Do you remember where your interest in fashion came from?

Ella Snyder: It goes all the way back to my childhood and being a little trans kid. There’s so much self awareness and self love involved with getting dressed but a lot of that was repressed when I was younger because I couldn’t just put on a princess dress and go to school, I would have to wear boy’s clothes. All I wanted to do was play dress up. I had a whole separate wardrobe of girls clothes and they brought me so much euphoria and so much joy. That’s definitely, like, where my initial love for fashion and clothing came from – those days of playing dress up. 

How did that develop over time? Did you have any style icons?

Ella Snyder: Being affirmed in my femininity was reliant on clothes and as I’ve found those affirmations within myself, it’s become this all encompassing love for fashion. I truly loved The Cheetah Girls growing up – tracksuits, animal print, turquoise, hot pink, orange. They were my first fashion icons and I did absolutely everything to emulate that vibe. Then there was Tavi Gevinson back in her fashion blogger days, and Lady Gaga. I really looked at those two when I was first transitioning. Now I put on whatever piece of clothing I want. I’ve stopped thinking about everything as a future Instagram picture. Just be present, live your best life, and have a good time. And like, that will translate better than whatever image is in your head. 

And what about now? Is there anyone you really look up to in the industry?

Ella Snyder: Always Bella Hadid. She’s great at her job, her walk is incredible, and I hear she’s literally an angel to worth with. That’s why she’s carved out a space in the modelling industry. So honestly, I take notes on how she is and how she moves through the world because there’s a lot to learn from her. Noah Carlos also has one of the best walks I’ve ever seen, too. Paloma Elsesser bodies every shoot that she does – I met her backstage at Eckhaus Latta two years ago and she is a delight to work with. When you’re at that level, it is really important to make space for other people like yourself in the industry. That’s what I’m trying to do with the trans community, and so seeing her do that is really inspiring. Other than that, I’m watching and cheering on every single person on the models.com trans trailblazers list. 

And you’re on that list, too. So really, it’s destiny fulfilled. What comes next?

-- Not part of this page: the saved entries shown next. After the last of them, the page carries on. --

int wino_wgrad(const pm_tensor* x, const pm_tensor* dy, float* dw, const WinoPlan& wp, const WinoWgradPlan& q, void* ws, hipStream_t st,
               float* v_kept = nullptr) {
  float* V = v_kept ? v_kept : (float*)ws;
  float* Z = (float*)((char*)ws + wp.v_bytes);
  float* slab = (float*)((char*)ws + wp.v_bytes + wp.m_bytes);
  const int cout = dy->c;
  if (!v_kept)
    if (int e = pm_wino_input_xf((const float*)x->ptr, x->pitch, x->c, wp.Kp, wp.g, V, st)) return e;
  if (int e = pm_wino_dy_xf((const float*)dy->ptr, dy->pitch, cout, wp.g, Z, st)) return e;
  const pm_tensor xv = {V, 1, 1, (int32_t)wp.g.tiles, wp.Kp, wp.Kp};
  const pm_tensor zv = {Z, 1, 1, (int32_t)wp.g.tiles, cout, cout};
  const pm_conv_params p1 = {(int32_t)sizeof(pm_conv_params), 1, 1, 1, 0, 1, 0};
  ConvK k;
  fill_geom(k, &xv, &zv, &p1);
  k.A = Z, k.B = V, k.C = slab;
  k.M = cout, k.Nn = wp.Kp, k.K = (int)wp.g.tiles;
  k.a_bytes = (unsigned)(wp.g.tiles * cout * 4), k.b_bytes = (unsigned)(wp.g.tiles * wp.Kp * 4), k.kmode = K_MID;
  k.c_pitch = wp.Kp, k.c_split = (long)wp.P * cout * wp.Kp;
  k.a_bs = wp.g.tiles * cout, k.b_bs = wp.g.tiles * wp.Kp, k.c_bs = (long)cout * wp.Kp;
  if (int e = launch<MODE_WGRAD>(k, q.pl, st, wp.P, 2.0 * wp.P * (double)wp.g.tiles * cout * x->c)) return e;
  return pm_wino_dw_xf(slab, q.pl.ksplit, cout, x->c, wp.Kp, wp.g.m, dw, st);
}

struct Bf16Plan {
  bool use;
  bool c16;
  pm_conv16 k16;
  bool inplace;
  int Cp;
  long M, Nn, Kf;
  size_t xb_bytes, wb_bytes;
  Plan pl;
};
Bf16Plan bf16_plan(const pm_tensor* xin, const pm_tensor* yout, const pm_conv_params* p) {
  Bf16Plan b{};
  if ((p->prec != 2 && !pm_is_bf16(xin) && !pm_is_bf16(yout)) || xin->c < 32) return b;
  b.Cp = (xin->c + 63) / 64 * 64;
  const long T = (long)p->kh * p->kw;
  b.M = pm_pixels(yout), b.Nn = yout->c, b.Kf = T * b.Cp / 2;
  b.inplace = pm_is_bf16(xin) && (xin->c % 64 == 0 || ((xin->flags & PM_TF_ZERO_PAD64) && xin->pitch >= b.Cp));
  const size_t xb = b.inplace ? (size_t)pm_pixels(xin) * xin->pitch * 2 : (size_t)pm_pixels(xin) * b.Cp * 2, wb = (size_t)yout->c * T * b.Cp * 2;
  if (xb >= (1ull << 31) || wb >= (1ull << 31)) return b;
  b.xb_bytes = b.inplace ? 0 : pm_align_up(xb, 256), b.wb_bytes = pm_align_up(wb, 256);
  b.pl = make_plan(MODE_FWD, b.M, b.Nn, b.Kf, true);
  if (b.pl.bn < 64) return b;
  b.use = true;
  constexpr long C16_MIN_M = 256;
  b.c16 = false;
  if (pm_route.conv16 && b.M >= C16_MIN_M && p->stride >= 1) {
    pm_conv16& k = b.k16;
    k = pm_conv16{};
    k.N = xin->n, k.H = xin->h, k.W = xin->w, k.Ho = yout->h, k.Wo = yout->w;
    k.a_pitch = b.inplace ? xin->pitch : b.Cp, k.Cp = b.Cp;
    k.kh = p->kh, k.kw = p->kw, k.stride = p->stride, k.pad = p->pad, k.dil = p->dil;
    k.M = (int)b.M, k.Nn = (int)b.Nn, k.K = (int)(T * b.Cp), k.ksteps = k.K / 64;
    k.c_pitch = yout->pitch, k.c_f32 = pm_is_bf16(yout) ? 0 : 1;
    pm_conv16_plan(&k);
    b.c16 = pm_route.conv16 == 2 || k.wide || k.bm == 64 || k.ksteps_per == 1 || (b.pl.bm == 64 && k.ksteps >= 16);
  }
  return b;
}
inline size_t bf16_ws(const Bf16Plan& b) {
  return b.xb_bytes + b.wb_bytes + std::max(pm_align_up(b.pl.ws_bytes, 256), b.c16 ? pm_conv16_slab_bytes(&b.k16) : (size_t)0);
}

int conv_bf16(const pm_tensor* xin, const float* w, int w_cout, int w_cin, bool rotate, const pm_tensor* yout, const pm_conv_params* pe, const Bf16Plan& b,
              const pm_conv_epilogue& e0, void* ws, hipStream_t st, char* wb_ext = nullptr, bool wb_valid = false) {
  char* xb = b.inplace ? (char*)xin->ptr : (char*)ws;
  char* wb = wb_ext ? wb_ext : (char*)ws + b.xb_bytes;
  float* slab = (float*)((char*)ws + b.xb_bytes + b.wb_bytes);
  const int T = pe->kh * pe->kw;
  if (!b.inplace) {
    if (pm_is_bf16(xin)) {
      if (int e = pm16_pad_rows((const pm_bf16*)xin->ptr, xin->pitch, xin->c, b.Cp, pm_pixels(xin), (pm_bf16*)xb, st)) return e;
    } else if (int e = pm_bf16_cast_rows((const float*)xin->ptr, xin->pitch, xin->c, b.Cp, pm_pixels(xin), xb, st)) return e;
  }
  if (!(wb_ext && wb_valid))
    if (int e = pm_bf16_cast_weights(w, w_cout, T, w_cin, b.Cp, rotate, wb, st)) return e;
  const long xpitch16 = b.inplace ? xin->pitch : b.Cp;
  if (b.c16) {
    const bool o16 = pm_is_bf16(yout);
    const bool ok = (!e0.bn_partials || o16) &&
                    (o16 ? ((yout->c | yout->pitch | (e0.residual ? e0.residual_pitch : 0)) & 7) == 0 && pm_aligned16(yout->ptr) && pm_aligned16(e0.residual)
                         : !(e0.scale || e0.residual || e0.relu));
    if (ok) {
      pm_conv16 k = b.k16;
      k.A = (const pm_bf16*)xb, k.B = (const pm_bf16*)wb;
      const double fl = 2.0 * (double)b.M * (double)b.Nn * (double)T * (double)xin->c * (g_prof_on ? pm_conv16_executed_fraction(&k) : 1.0);
      ProfScope prof(st, k.wide ? 5 : 4, k.bm, k.bn, pm_conv16w_persistent(&k), 5, k.wide ? 3 : (k.ksteps_per == 1 ? 1 : 2), k.M, k.Nn, k.K / 2, 1, k.ksplit, fl);
      int e;
      if (k.ksplit > 1) {
        k.C = slab;
// ... 165 lines not shown
  const long T = (long)p->kh * p->kw;
  if (which == MODE_FWD) M = pm_pixels(y), Nn = y->c, K = T * x->c;
  else if (which == MODE_DGRAD) M = pm_pixels(x), Nn = x->c, K = T * y->c;
  else M = y->c, Nn = T * x->c, K = pm_pixels(y);
}

struct S2ParityPlan {
  S2Class c[4];
  Plan pl[4];
  bool valid[4];
  size_t tmp_bytes, slab_bytes;
};
S2ParityPlan s2_parity_plan(const pm_tensor* dy, const pm_tensor* dx, const pm_conv_params* p) {
  S2ParityPlan s{};
  for (int cls = 0; cls < 4; ++cls) {
    const S2Class& c = s.c[cls] = s2_class(cls, dx, p);
    s.tmp_bytes = std::max(s.tmp_bytes, (size_t)c.M * dx->c * sizeof(float));
    s.valid[cls] = c.M > 0 && c.nky * c.nkx > 0;
    if (!s.valid[cls]) continue;
    s.pl[cls] = make_plan(MODE_DGRAD, c.M, dx->c, (long)c.nky * c.nkx * dy->c, p->prec != 0);
    s.slab_bytes = std::max(s.slab_bytes, s.pl[cls].ws_bytes);
  }
  s.tmp_bytes = pm_align_up(s.tmp_bytes, 256);
  return s;
}

struct W16Plan {
  bool use;
  pm_wgrad16 k;
};
W16Plan wgrad16_plan(const pm_tensor* x, const pm_tensor* dy, const pm_conv_params* p, long M, long Nn, long K, int max_ksplit) {
  W16Plan q{};
  pm_wgrad16& w16 = q.k;
  w16.X = (const pm_bf16*)x->ptr, w16.DY = (const pm_bf16*)dy->ptr;
  w16.N = x->n, w16.H = x->h, w16.W = x->w, w16.Ho = dy->h, w16.Wo = dy->w;
  w16.x_pitch = x->pitch, w16.dy_pitch = dy->pitch, w16.Cin = x->c, w16.Cout = dy->c;
  w16.kh = p->kh, w16.kw = p->kw, w16.stride = p->stride, w16.pad = p->pad, w16.dil = p->dil;
  w16.M = (int)M, w16.Nn = (int)Nn, w16.P = (int)K, w16.kper = 64, w16.c_split = M * Nn;
  q.use = K < (1l << 30) && pm_wgrad16_plan(&w16);
  if (!q.use) return q;
  const long tiles = (long)w16.tiles_m * w16.tiles_n, steps = (K + 63) / 64;
  int best_ks = 1;
  double best = 1e30;
  for (int ks = 1; ks <= max_ksplit; ++ks) {
    const long per = (steps + ks - 1) / ks, kse = (steps + per - 1) / per;
    const long rounds = (tiles * kse + 255) / 256;
    const double cost = (double)rounds * (per + 6) + (kse > 1 ? (double)kse * M * Nn * 8.0 / 4e12 / 1.0e-6 : 0.0);
    if (cost < best) best = cost, best_ks = (int)kse;
  }
  const long per = (steps + best_ks - 1) / best_ks;
  w16.kper = (int)per * 64, w16.ksplit = (int)((steps + per - 1) / per);
  return q;
}

enum RouteKind {
  R_DIRECT,
  R_WINO,
  R_BF16,
  R_S2_NATIVE,
  R_S2_PARITY,
  R_WINO_WGRAD,
  R_BF16_WGRAD,
  R_DIRECT_WGRAD,
};
struct ConvRoute {
  RouteKind kind;
  Plan pl;
  WinoPlan wino;
  WinoWgradPlan wino_w;
  Bf16Plan b16;
  pm_conv_params pe;
  S2Native s2n;
  S2ParityPlan s2p;
  Bf16WgradPlan b16w;
  W16Plan w16;
  bool native16;
  size_t ws_bytes;
  size_t class_off, slab_off;
  size_t bias_off;
  size_t x32_off, dy32_off;
  size_t v_keep_bytes;
  size_t wxf_bytes;
  size_t bn_bytes;
};

ConvRoute route_conv(int which, const pm_tensor* x, const pm_tensor* y, const pm_conv_params* p) {
  ConvRoute r{};
  long M, Nn, K;
  gemm_dims(which, x, y, p, M, Nn, K);
  if (which == MODE_FWD) {
    if ((r.wino = wino_plan(x, y->c, p)).use) {
      r.kind = R_WINO, r.ws_bytes = wino_ws(r.wino), r.wxf_bytes = r.wino.u_bytes;
      r.v_keep_bytes = wino_wgrad_pays(x->c, y->c) ? r.wino.v_bytes : 0;
    } else if (p->prec == 2 && (r.b16 = bf16_plan(x, y, p)).use) {
      r.kind = R_BF16, r.pe = *p, r.ws_bytes = bf16_ws(r.b16), r.wxf_bytes = r.b16.wb_bytes;
    } else {
      r.kind = R_DIRECT, r.pl = make_plan(MODE_FWD, M, Nn, K, p->prec != 0), r.ws_bytes = pm_align_up(r.pl.ws_bytes, 256);
    }
    bool bn;
    if (pm_is_bf16(y)) bn = pm_vec8(y) && r.kind == R_BF16 && (r.b16.c16 ? (r.b16.k16.ksplit == 1 && !r.b16.k16.wide) : r.b16.pl.ksplit == 1);
    else if (pm_is_bf16(x) || (y->c & 3) || (y->pitch & 3) || !pm_aligned16(y->ptr)) bn = false;
    else bn = r.kind == R_BF16 ? r.b16.pl.ksplit == 1 : (r.kind == R_DIRECT && p->prec == 0 && r.pl.ksplit == 1 && r.pl.bn >= 64);
    r.bn_bytes = bn ? pm_align_up((size_t)pm_cdiv(pm_pixels(y), 32) * y->c * 2 * sizeof(float), 256) : 0;
  } else if (which == MODE_DGRAD) {
    if (p->stride == 2) {
      if ((r.s2n = s2_native_plan(y, x, p)).ok) {
        r.kind = R_S2_NATIVE, r.ws_bytes = r.s2n.total;
      } else {
        r.kind = R_S2_PARITY, r.s2p = s2_parity_plan(y, x, p);
        r.class_off = 0, r.slab_off = 4 * r.s2p.tmp_bytes;
        r.dy32_off = pm_align_up(r.slab_off + r.s2p.slab_bytes + 256, 256);
        r.ws_bytes = r.dy32_off + upcast_bytes(y);
      }
    } else if (dgrad_bf16_ok(p) && (r.pe = dgrad_as_fwd(p), r.b16 = bf16_plan(y, x, &r.pe)).use) {
      r.kind = R_BF16, r.ws_bytes = bf16_ws(r.b16), r.wxf_bytes = r.b16.wb_bytes;
    } else if ((r.wino = wino_plan(y, x->c, p)).use) {
      r.kind = R_WINO, r.ws_bytes = wino_ws(r.wino);
    } else {
      r.kind = R_DIRECT, r.pl = make_plan(MODE_DGRAD, M, Nn, K, p->prec != 0), r.ws_bytes = pm_align_up(r.pl.ws_bytes, 256);
    }
  } else {
    const bool tier = pm_is_bf16(x) || pm_is_bf16(y);
    r.native16 = pm_is_bf16(x) && pm_is_bf16(y) && y->c >= 32;
    size_t own;
    if (!tier && (r.b16w = bf16_wgrad_plan(x, y, p)).use) {
      r.kind = R_BF16_WGRAD, own = bf16_wgrad_ws(r.b16w);
    } else if (!tier && (r.wino = wino_plan(x, y->c, p, true)).use) {
      r.kind = R_WINO_WGRAD, r.wino_w = wino_wgrad_plan(r.wino, y->c), own = wino_wgrad_ws(r.wino, r.wino_w);
    } else {
      r.kind = R_DIRECT_WGRAD, r.pl = make_plan(MODE_WGRAD, M, Nn, K, p->prec != 0), own = r.pl.ws_bytes;
      if (r.native16) {
        r.pl.kper = (r.pl.kper + 63) / 64 * 64;
        r.pl.ksplit = (int)((K + r.pl.kper - 1) / r.pl.kper);
        r.w16 = wgrad16_plan(x, y, p, M, Nn, K, r.pl.ksplit);
      }
    }
    r.bias_off = pm_align_up(own, 256);
    r.ws_bytes = r.bias_off + pm_align_up((size_t)pm_cdiv(pm_pixels(y), colsum_rows(pm_pixels(y), y->c)) * y->c * sizeof(float), 256) + upcast_bytes(x) + upcast_bytes(y);
    r.x32_off = r.dy32_off = r.ws_bytes;
    if (!r.native16) r.x32_off -= upcast_bytes(x);
    r.dy32_off = r.x32_off - upcast_bytes(y);
  }
  return r;
}

int dgrad_s2_parity(const pm_tensor* dy0, const float* w, const pm_tensor* dx, const pm_conv_params* p, const pm_tensor* add, const ConvRoute& r, void* ws, hipStream_t st) {
  pm_tensor dy32;
  if (int e = upcast(dy0, (char*)ws + r.dy32_off, &dy32, st)) return e;
  const pm_tensor* dy = &dy32;
  float* tmp = (float*)((char*)ws + r.class_off);
  float* slab = (float*)((char*)ws + r.slab_off);
  for (int cls = 0; cls < 4; ++cls) {
    if (!r.s2p.valid[cls]) continue;
    const S2Class& c = r.s2p.c[cls];
    const Plan& pl = r.s2p.pl[cls];
    ConvK k;
    fill_geom(k, dx, dy, p);
    k.A = (const float*)dy->ptr, k.B = w;
    k.M = (int)c.M, k.Nn = dx->c, k.K = c.nky * c.nkx * dy->c;
    k.a_bytes = (unsigned)(pm_pixels(dy) * dy->pitch * 4), k.b_bytes = (unsigned)((long)dy->c * p->kh * p->kw * dx->c * 4);
    k.kmode = dy->c >= BK ? K_MID : K_SMALL;
    k.T_eff = c.nky * c.nkx, k.tk_w = c.nkx, k.ky0 = c.ky0, k.kx0 = c.kx0, k.ksy = c.ksy, k.ksx = c.ksx;
    k.sub = 1, k.sub_cy = c.cy, k.sub_cx = c.cx, k.Hc = c.Hc, k.Wc = c.Wc;
    float* out = (float*)((char*)tmp + cls * r.s2p.tmp_bytes);
    if (pl.ksplit > 1) {
      k.C = slab, k.c_pitch = dx->c, k.c_split = c.M * dx->c;
      if (int e = launch<MODE_DGRAD>(k, pl, st)) return e;
      if (int e = splitk_reduce(slab, pl.ksplit, c.M, dx->c, out, (long)dx->c, nullptr, nullptr, nullptr, nullptr, 0l, 0, st)) return e;
    } else {
      k.C = out, k.c_pitch = dx->c, k.c_split = 0;
      if (int e = launch<MODE_DGRAD>(k, pl, st)) return e;
    }
  }
  return s2_interleave(tmp, (long)(r.s2p.tmp_bytes / sizeof(float)), r.s2p.valid, dx, add, st, "dgrad_s2_interleave");
}

template <int MODE>
int conv_direct(const pm_tensor* x, const pm_tensor* y, const float* w, const pm_conv_params* p, const Plan& pl, const pm_conv_epilogue& e, void* ws, hipStream_t st,
                const unsigned char* res_mask = nullptr) {
  const pm_tensor *xin = MODE == MODE_FWD ? x : y, *out = MODE == MODE_FWD ? y : x;
  long M, Nn, K;
  gemm_dims(MODE, x, y, p, M, Nn, K);
  ConvK k;
  fill_geom(k, x, y, p);
  k.io16 = pm_is_bf16(out) ? 1 : 0;
  k.A = (const float*)xin->ptr, k.B = w;
  k.M = (int)M, k.Nn = (int)Nn, k.K = (int)K;
  k.a_bytes = (unsigned)(pm_pixels(xin) * xin->pitch * 4), k.b_bytes = (unsigned)((long)y->c * p->kh * p->kw * x->c * 4);
  k.kmode = (xin->c % BK == 0 && (MODE == MODE_FWD || p->stride == 1)) ? 0 : (xin->c >= BK ? 1 : 2);
  if (pl.ksplit > 1) {
    k.C = (float*)ws, k.c_pitch = Nn, k.c_split = M * Nn;
    if (int err = launch<MODE>(k, pl, st)) return err;
    return splitk_reduce((const float*)ws, pl.ksplit, M, Nn, (float*)out->ptr, (long)out->pitch, e.bias, e.scale, e.shift, e.residual, (long)e.residual_pitch, e.relu, st, k.io16 != 0,
                         res_mask);
  }
  k.C = (float*)out->ptr, k.c_pitch = out->pitch, k.c_split = 0;
  k.bias = e.bias, k.scale = e.scale, k.shift = e.shift, k.residual = e.residual, k.res_pitch = e.residual_pitch, k.res_mask = res_mask, k.relu = e.relu;
  k.stats = e.bn_partials;
  return launch<MODE>(k, pl, st);
}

Ella Snyder: I’m really hoping to finish my photo book, which documents trans and non-binary people, before 2021 is over – I’m hoping to have it out in 2022. I’m also still waiting to get my hands on the Bottega Veneta puddle boots, the ankle and the knee high versions. Other than that I’d like a really stellar ready-to-wear season in September. This was my lifelong dream. And like, I’ve been working this whole time to make it happen. And I’m finally starting to watch it happen.